Kumari defines her life and work as based on the ideals of Marxism, feminism and secularism. Her published works include The Rise of the Labour Movement in Ceylon; Ethnic and Class Conflicts in Sri Lanka; Feminism and Nationalism in the Third World; The white Woman's other Burden; Nobodies to Somebodies: The Rise of the Bourgeoisie in Sri Lanka and The Erasure of the Euro-Asian.

== Formats ==
The book has been published in paperback, hardcover, e-book and a kindle edition:

Paperback:

- Feminism and Nationalism in the Third World (1986). Zed Books. ISBN 978-0-86-232265-6
- Feminism and Nationalism in the Third World (2016). Verso Books. ISBN 9781784784294
- Feminism and Nationalism in the Third World (1986). Kali for Women. ISBN 9788185107059

Hardcover:

- Feminism and Nationalism in the Third World (1986). Zed Books. ISBN 9780862322649

E-book:

- Feminism and Nationalism in the Third World (2016). Verso Books. ISBN 9781784784317

Kindle editions:

- Feminism and Nationalism in the Third World (2016). Verso Books.
- Feminism and Nationalism in the Third World (2016). Verso Books.

Arabic version:

- Feminism and Nationalism in the Third World (2016). الرحبة للنشر والتوزيع سورية. ISBN 9789933914592

== Academic reception ==
Feminism and Nationalism in the Third World was reviewed by Caroline Ramazanoglu for the Women's Studies International Forum who criticizes the lack of in-depth research regarding certain countries as opposed to others and how information is organised in a scattered manner in certain chapters but attributes this to the broad range of countries covered. Another review in the Journal of Comparative Family Studies criticizes how certain chapters such as Iran and Afghanistan are brief while others such as China and India are more detailed and thorough. The review points to the historic significance of upper and middle-class women's access to literature in influencing the contents of the book and the work is further criticized for a lack of explicit explanation regarding the interconnected of the economy, the politics and the family.
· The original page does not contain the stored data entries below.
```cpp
template <int ADV, int NM, int CURV, int EIK, class ST, int AK, int NT, int BZ>
__global__ void __launch_bounds__(NT) brick_kernel(const StageArgs a, const unsigned sub_per) {
    constexpr int NDIM = 3, TX = BrickCfg::TX, TY = BrickCfg::TY, XL = BrickCfg::XL, W = BrickCfg::W, WP = BrickCfg::WP;
    constexpr int G = halo_of(ADV, NM, CURV, EIK);
    constexpr int SEG = 16 / (int)sizeof(ST), NSEG = W / SEG, PSEG = WP / SEG;
    constexpr int H = TY + 2 * G, HW = H * WP, D = BZ + 2 * G;
    constexpr int NROW = D * H, NV4 = NROW * PSEG;
    constexpr int BPT = TX * TY * BZ / NT;
    static_assert(XL >= G && XL % SEG == 0 && W % SEG == 0 && (BPT == 8 || BPT == 4) && NT % 64 == 0, "");
    __shared__ lsm_v4u vbrick[NV4];
    __shared__ unsigned short nodes[TX * TY * BZ];
    __shared__ int wsum[NT / 64];
    static_assert(2 * (sizeof(lsm_v4u) * NV4 + sizeof(unsigned short) * TX * TY * BZ + 64) <= 160 * 1024, "brick kernel: LDS budget of a gfx950 CU");
    const ST* brick = reinterpret_cast<const ST*>(vbrick);

    const unsigned nwg = a.nbrick_list * sub_per, per = (nwg + 7u) / 8u;
    const unsigned wg = (blockIdx.x % 8u) * per + blockIdx.x / 8u;
    if (blockIdx.x / 8u >= per || wg >= nwg) return;
    const unsigned tile_id = (unsigned)a.brick_list[wg / sub_per], sub = wg % sub_per;
    const unsigned tbx = tile_id % a.nb[0], tby = (tile_id / a.nb[0]) % a.nb[1], tbm = tile_id / (a.nb[0] * a.nb[1]);
    const int bx0 = tbx * TX, by0 = tby * TY;
    const int nx = a.n[0], ny = a.n[1], nm = a.n[2];
    const long long sy = a.s1, sm = a.s2;
    const int m0 = a.mb + (int)tbm * a.mc;
    const int m1 = m0 + a.mc < a.me ? m0 + a.mc : a.me;
    const int zb = m0 + (int)sub * BZ;
    if (zb >= m1) return;
    const int nz = m1 - zb < BZ ? m1 - zb : BZ;
    const int tid = threadIdx.x, lane = tid & 63, wv = tid >> 6;
    unsigned long long mbytes;
    const int mrow = tid / (TX / BPT), mq = tid % (TX / BPT), mzr = mrow / TY, myr = mrow % TY;
    {
        const unsigned char* mb_ = uniform_ptr(a.mask + (a.origin + (long long)zb * sm + (long long)by0 * sy + bx0));
        const bool rv = mzr < nz && by0 + myr < ny;
        const unsigned moff = rv ? (unsigned)mzr * (unsigned)sm + (unsigned)myr * (unsigned)sy + (unsigned)(mq * BPT) : LSM_OOB_OFFSET;
        if constexpr (BPT == 8) mbytes = __builtin_bit_cast(unsigned long long, __builtin_amdgcn_raw_buffer_load_b64(plane_rsrc(mb_), moff, 0, 0));
        else mbytes = __builtin_amdgcn_raw_buffer_load_b32(plane_rsrc(mb_), moff, 0, 0);
    }
    constexpr int RPI = NT / NSEG, NIT = (NROW + RPI - 1) / RPI, QZ = RPI / H, RY = RPI % H;
    lsm_v4u v[NIT];
    const int crow = tid / NSEG, cseg = tid - crow * NSEG;
    {
        const ST* cb = uniform_ptr(reinterpret_cast<const ST*>(a.psi) + (a.origin + (long long)(zb - G) * sm + (long long)(by0 - G) * sy + (bx0 - XL)));
        const bool cv = crow < RPI && bx0 - XL + cseg * SEG <= nx + G - 1;
        int zr = crow / H, yr = crow - zr * H;
#pragma unroll
        for (int k = 0; k < NIT; ++k) {
            int Y = by0 - G + yr, Z = zb - G + zr;
            Y = Y > ny + G - 1 ? ny + G - 1 : Y;
            Z = Z > nm + G - 1 ? nm + G - 1 : Z;
            const unsigned eo = (unsigned)(Z - (zb - G)) * (unsigned)sm + (unsigned)(Y - (by0 - G)) * (unsigned)sy + (unsigned)(cseg * SEG);
            const unsigned off = (cv && zr < D) ? (unsigned)sizeof(ST) * eo : LSM_OOB_OFFSET;
            v[k] = __builtin_bit_cast(lsm_v4u, __builtin_amdgcn_raw_buffer_load_b128(plane_rsrc(cb), off, 0, 0));
            yr += RY; zr += QZ;
            if (yr >= H) { yr -= H; ++zr; }
        }
    }
    int N;
    {
        unsigned bits = 0;
#pragma unroll
        for (int j = 0; j < BPT; ++j)
            if (((mbytes >> (8 * j)) & 0xffull) != 0 && bx0 + mq * BPT + j < nx) bits |= 1u << j;
        const int cnt = __builtin_popcount(bits);
// ... 95 lines not shown
```

levelsetmethods.jl_amd/csrc/stage_kernel.h:

```cpp
#pragma once
#include <cstdlib>
#include <type_traits>
#include "lsm_internal.h"
#include "stage_math.h"

namespace lsm {
namespace LSM_NS {

#if LSM_STRICT
constexpr bool ADV_SCALED = false;
#else
constexpr bool ADV_SCALED = true;
#endif
constexpr int adv_factor_kind(int ADV, bool PLAIN) {
#if LSM_STRICT
    return 0;
#else
    return ADV == 2 ? (LSM_T1 ? 1 : 0) | (LSM_T2 && PLAIN ? 2 : 0) : 0;
#endif
}
template <int FK>
LSM_DEV double adv_factor(const StageArgs& a, int k) {
    if constexpr (FK == 3) return a.cdt_inv_h3[k];
    else if constexpr (FK == 2) return a.cdt * a.inv_h[k];
    else if constexpr (FK == 1) return a.inv_h3[k];
    else return a.inv_h[k];
}

constexpr int halo_of(int ADV, int NM, int CURV, int EIK) {
    int g = 0;
    if (ADV == 2) g = 3;
    if (ADV == 1 && g < 1) g = 1;
    if ((NM || EIK) && g < 2) g = 2;
    if (CURV && g < 1) g = 1;
    return g;
}
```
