struct BankModel {
  const mtp_potential &p;
  int leaf_row0;
  int group_cost(int r0, int grp) const
  {
    const int nbk = grp, *w3 = grp == 32 ? kWRead : kWAdd;
    const bool distinct = grp == 32;
    int c = 0;
    for (int st = 0; st < (r0 >= leaf_row0 ? 2 : 3); st++) {
      int seen[32], ns = 0;
      uint8_t h[32] = {0};
      for (int r = r0; r < r0 + grp; r++) {
        const MtpRow &row = p.rows_by_level[(size_t) r];
        const int m = p.moment_perm[st == 0 ? row.a0 : (st == 1 ? row.a1 : row.a3)];
        bool dup = false;
        if (distinct)
          for (int q = 0; q < ns; q++) dup |= seen[q] == m;
        if (!dup) {
          seen[ns++] = m;
          h[m % nbk]++;
        }
      }
      for (int b = 0; b < nbk; b++) c += w3[st] * pen(h[b]);
    }
    return c;
  }
  long long total(int grp) const
  {
    long long c = 0;
    for (size_t r0 = 0; r0 < p.rows_by_level.size(); r0 += grp) c += group_cost((int) r0, grp);
    return c;
  }
};

void renumber_round(mtp_potential &p, const BankModel &model, const std::vector<char> &leaf,
                    const std::vector<int> cls_members[3], Lcg &next, int bank_scale)
{
  const int A = p.alpha_moment_count, B = p.alpha_index_basic_count;
  const std::vector<MtpRow> &rows = p.rows_by_level;
  struct Access {
    int nbk, w;
  };
  std::vector<Access> acc;
  std::vector<std::vector<std::pair<int, int>>> occ((size_t) A);
  std::vector<uint8_t> hist;
  auto add_accesses = [&](int grp) {
    const int nbk = grp, *w3 = grp == 32 ? kWRead : kWAdd;
    const bool distinct = grp == 32;
    const int ngroups = (int) rows.size() / grp;
    for (int g = 0; g < ngroups; g++)
      for (int st = 0; st < (grp * g >= model.leaf_row0 ? 2 : 3); st++) {
        const int id = (int) acc.size();
        acc.push_back({nbk, w3[st]});
        hist.resize(hist.size() + 32, 0);
        for (int r = grp * g; r < grp * g + grp; r++) {
          const MtpRow &row = rows[(size_t) r];
          const int m = st == 0 ? row.a0 : (st == 1 ? row.a1 : row.a3);
          auto &o = occ[(size_t) m];
          if (!o.empty() && o.back().first == id) {
            if (distinct) continue;
            o.back().second++;
          } else {
            o.push_back({id, 1});
          }
          hist[(size_t) id * 32 + (p.moment_perm[m] % nbk)]++;
        }
      }
  };
  add_accesses(32);
  add_accesses(16);
  auto mult_in = [&](int m, int id) {
    const auto &o = occ[(size_t) m];
    auto it = std::lower_bound(o.begin(), o.end(), std::make_pair(id, 0));
    return it != o.end() && it->first == id ? it->second : 0;
  };
  auto move_delta = [&](int m, int from, int to, int other) {
    int d = 0;
    for (const auto &e : occ[(size_t) m]) {
      const int id = e.first, k = e.second, k2 = mult_in(other, id);
      if (k2 > 0 && m > other) continue;
      const int f = from % acc[(size_t) id].nbk, t = to % acc[(size_t) id].nbk;
      if (f == t) continue;
      const uint8_t *h = &hist[(size_t) id * 32];
      d += acc[(size_t) id].w * (pen(h[f] - k + k2) + pen(h[t] + k - k2) - pen(h[f]) - pen(h[t]));
    }
    return d;
  };
  auto apply_move = [&](int m, int from, int to, int other) {
    for (const auto &e : occ[(size_t) m]) {
      const int id = e.first, k = e.second, k2 = mult_in(other, id);
      if (k2 > 0 && m > other) continue;
      const int f = from % acc[(size_t) id].nbk, t = to % acc[(size_t) id].nbk;
      if (f == t) continue;
      hist[(size_t) id * 32 + f] = (uint8_t) (hist[(size_t) id * 32 + f] - k + k2);
      hist[(size_t) id * 32 + t] = (uint8_t) (hist[(size_t) id * 32 + t] + k - k2);
    }
  };
  const long long trials = bank_scale * std::min<long long>(200ll * A, 300000ll);
  for (long long t = 0; t < trials; t++) {
    int m1 = (int) (next() % (uint32_t) A);
    if ((next() & 3) != 0) {
      const MtpRow &pr = rows[next() % (uint32_t) rows.size()];
      const uint32_t st = next() % 3u;
      m1 = st == 0 ? pr.a0 : (st == 1 ? pr.a1 : pr.a3);
    }
    const std::vector<int> &cls = cls_members[m1 < B ? 0 : (leaf[m1] ? 2 : 1)];
    if (cls.size() < 2) continue;
    const int m2 = cls[next() % (uint32_t) cls.size()];
    if (m1 == m2) continue;
    const int p1 = p.moment_perm[m1], p2 = p.moment_perm[m2];
    if (move_delta(m1, p1, p2, m2) + move_delta(m2, p2, p1, m1) >= 0) continue;
    apply_move(m1, p1, p2, m2);
    apply_move(m2, p2, p1, m1);
    std::swap(p.moment_perm[m1], p.moment_perm[m2]);
  }
}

However, it is acknowledged that Kumari has forewarned about the flaws of her work and she is praised for her success in writing a foundational piece of literature that successfully challenges the Eurocentric view of feminism and sets a precedence for future scholars regarding research on post-colonial feminism. According to English socialist feminist Sheila Rowbotham, Feminism and Nationalism in the Third World "remains the best introduction to the history of women's movements in Turkey, Egypt, Iran, India, Sri Lanka, Indonesia, the Philippines, China, Vietnam, Korea and Japan".

== Legacy ==
Feminism and Nationalism in the Third World won the Feminist Fortnight Award in the UK and was chosen as one of the top twenty Feminist Classics by Ms. Magazine. It was published by Verso as a part of its feminist classic series in 2016 with a foreword by Rafia Zakaria.